Across the United States, which types of events (as indicated in the EVTYPE variable) are most harmful with respect to population health?

As shown below, the single weather event that caused the most injuries and fatalities is the TORNADO.

ggplot(data = head(topInjuries, 10), aes(x = reorder(EVTYPE, INJURIES), y = INJURIES)) +
    geom_bar(fill="blue", stat="identity")  + 
    coord_flip() + 
    ylab("Total number of injuries") + xlab("Event type") +
    theme(legend.position="none") +
    ggtitle("Top 10 Weather Events Causing the Most Injuries in the U.S.")

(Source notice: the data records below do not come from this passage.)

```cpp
template <bool SCALED>
__global__ __launch_bounds__(TPBD, 2) void gemm_nt_mfma_kernel_d(GemmArgs g) {
  __shared__ double sB[2][BN * LDT];
  const int64_t bid = blockIdx.x;
  const int64_t per_xcd = g.nunits_pad / 8;
  const int64_t unit = (bid % 8) * per_xcd + bid / 8;
  if (unit >= g.nunits) return;
  const int tm = (int)(unit % g.ntm);
  const int tn = (int)((unit / g.ntm) % g.ntn);
  const int slab = (int)(unit / ((int64_t)g.ntm * g.ntn));
  const int64_t k0 = (int64_t)slab * g.kslab;
// ... 576 lines not shown
  GramTriArgs t;
  t.X = X; t.ldx = ldx; t.K = K; t.units = d_units; t.blk_off = d_blk_off; t.row0 = row0; t.tri_off = d_tri_off; t.S = S;
  t.nunits = nunits; t.nunits_pad = cdiv(nunits, 8) * 8;
  ARG_CHECK(h, t.nunits_pad < 2147483647LL);
  const size_t lds = sizeof(double) * 2 * (BM2 + BN) * LDT;
  if (!h->attr_gram_tri) {
    HIP_TRY(h, hipFuncSetAttribute((const void*)gram_tri_mfma_kernel, hipFuncAttributeMaxDynamicSharedMemorySize, (int)lds));
    h->attr_gram_tri = 1;
  }
  ProfScope ps(h, "cand_gram_blocks[flop]", flop);
  hipLaunchKernelGGL(gram_tri_mfma_kernel, dim3((unsigned)t.nunits_pad), dim3(TPB2), lds, h->stream, t);
  KERNEL_CHECK(h);
  return ISDF_OK;
}

bool gemm_nn_f64_supported(isdf_handle h, int64_t M, int64_t N, int64_t K, const double* A, int64_t lda, const double* B,
                           int64_t ldb) {
  return h->gemm_nn_own && M > BM && (double)(cdiv(M, BM2) * BM2) <= 1.15 * (double)M && N >= 2 && N % 2 == 0 && K >= 32 && K % 32 == 0 &&
         lda % 2 == 0 && ldb % 2 == 0 && ((uintptr_t)A) % 16 == 0 && ((uintptr_t)B) % 16 == 0 && M < 2147483647LL &&
         N < 2147483647LL && K < 2147483647LL;
}

int gemm_nn_f64(isdf_handle h, int64_t M, int64_t N, int64_t K, const double* A, int64_t lda, const double* B, int64_t ldb,
                double* C, int64_t ldc, bool square) {
  ARG_CHECK(h, A && B && C && lda >= K && ldb >= N && ldc >= N && gemm_nn_f64_supported(h, M, N, K, A, lda, B, ldb));
  GemmNNArgs g;
  g.A = A; g.lda = lda; g.B = B; g.ldb = ldb; g.C = C; g.ldc = ldc;
  g.M = (int)M; g.N = (int)N; g.K = (int)K;
  g.ntm = (int)cdiv(M, BM2); g.ntn = (int)cdiv(N, BN);
  g.stm = g.ntm >= 4 ? 4 : (g.ntm >= 2 ? 2 : 1);
// ... 18 lines not shown
```

### pyscf_isdf_amd/csrc/gemm_nt_b_unit.inc

```
  const int64_t k0 = (int64_t)slab * g.kslab;
  const int64_t k1 = (k0 + g.kslab < g.K) ? k0 + g.kslab : g.K;
  const int nchunks = (int)((k1 - k0) / BK);
  const int last = nchunks - 1;

  const int tid = threadIdx.x;
  const int lane = tid & 63, wave = tid >> 6;
  const int wm = wave >> 1, wn = wave & 1;
  const int srow = tid >> 3;
  const int sseg = tid & 7;
  const int mlast = g.M - 1, nlast = g.N - 1;
  const double* pA0 = g.A + (int64_t)min(tm * BM2 + srow, mlast) * g.lda + k0 + sseg * 2;
  const double* pA1 = g.A + (int64_t)min(tm * BM2 + srow + 64, mlast) * g.lda + k0 + sseg * 2;
  const double* pA2 = g.A + (int64_t)min(tm * BM2 + srow + 128, mlast) * g.lda + k0 + sseg * 2;
  const double* pA3 = g.A + (int64_t)min(tm * BM2 + srow + 192, mlast) * g.lda + k0 + sseg * 2;
  const double* pB0 = g.B + (int64_t)min(tn * BN + srow, nlast) * g.ldb + k0 + sseg * 2;
  const double* pB1 = g.B + (int64_t)min(tn * BN + srow + 64, nlast) * g.ldb + k0 + sseg * 2;
  const double* pS = SCALED ? g.kscale + k0 + sseg * 2 : nullptr;

  double2 xa0, xa1, xa2, xa3, xb0, xb1, ya0, ya1, ya2, ya3, yb0, yb1;
#define ISDF_LOADB(C, A0, A1, A2, A3, B0, B1)                                                 \
  {                                                                                           \
    const int off = (C) * BK;                                                                 \
    A0 = *reinterpret_cast<const double2*>(pA0 + off);                                        \
    A1 = *reinterpret_cast<const double2*>(pA1 + off);                                        \
// ... 4 lines not shown
    if (SCALED) {                                                                             \
      const double2 sc = *reinterpret_cast<const double2*>(pS + off);                         \
      B0.x *= sc.x; B0.y *= sc.y; B1.x *= sc.x; B1.y *= sc.y;                                 \
    }                                                                                         \
  }
#define ISDF_ST1(P, R) { double* q_ = (P); q_[0] = R.x; q_[1] = R.y; }
#define ISDF_STOREB(BUF, A0, A1, A2, A3, B0, B1)                                              \
  {                                                                                           \
    double* qa = sA + (BUF) * BM2 * LDT + srow * LDT + sseg * 2;                              \
    double* qb = sB + (BUF) * BN * LDT + srow * LDT + sseg * 2;                               \
    ISDF_ST1(qa, A0) ISDF_ST1(qa + 64 * LDT, A1) ISDF_ST1(qa + 128 * LDT, A2)                 \
    ISDF_ST1(qa + 192 * LDT, A3) ISDF_ST1(qb, B0) ISDF_ST1(qb + 64 * LDT, B1)                 \
  }

  d4 acc[4][4];
#pragma unroll
  for (int i = 0; i < 4; ++i)
#pragma unroll
    for (int j = 0; j < 4; ++j) acc[i][j] = (d4){0.0, 0.0, 0.0, 0.0};
  const int frow = lane & 15, fk = lane >> 4;
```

ggplot(data = head(topFatalities, 10), aes(x = reorder(EVTYPE, FATALITIES), y = FATALITIES)) +
    geom_bar(fill="red", stat="identity") + 
    coord_flip() +
    ylab("Total number of fatalities") + xlab("Event type") +
    theme(legend.position="none") +
    ggtitle("Top 10 Weather Events Causing the Most Fatalities in the U.S.")

Across the United States, which types of events have the greatest economic consequences?

As shown below, the weather event that caused the most crop damage is DROUGHT, and the weather event that caused the most property damage is the FLOOD.

ggplot(data = head(topCropDamage, 10), aes(x = reorder(EVTYPE, cropDamage), y = cropDamage)) +
    geom_bar(fill="blue", stat="identity")  + 
    coord_flip() + 
    ylab("Crop Damage Costs ($)") + xlab("Event type") +
    theme(legend.position="none") +
    ggtitle("Top 10 Weather Events Causing the Most Crop Damage in the U.S.")

ggplot(data = head(topPropDamage, 10), aes(x = reorder(EVTYPE, propDamage), y = propDamage)) +
    geom_bar(fill="red", stat="identity") + 
    coord_flip() +
    ylab("Property Damage Costs ($)") + xlab("Event type") +
    theme(legend.position="none") +
    ggtitle("Top 10 Weather Events Causing the Most Property Damage in the U.S.")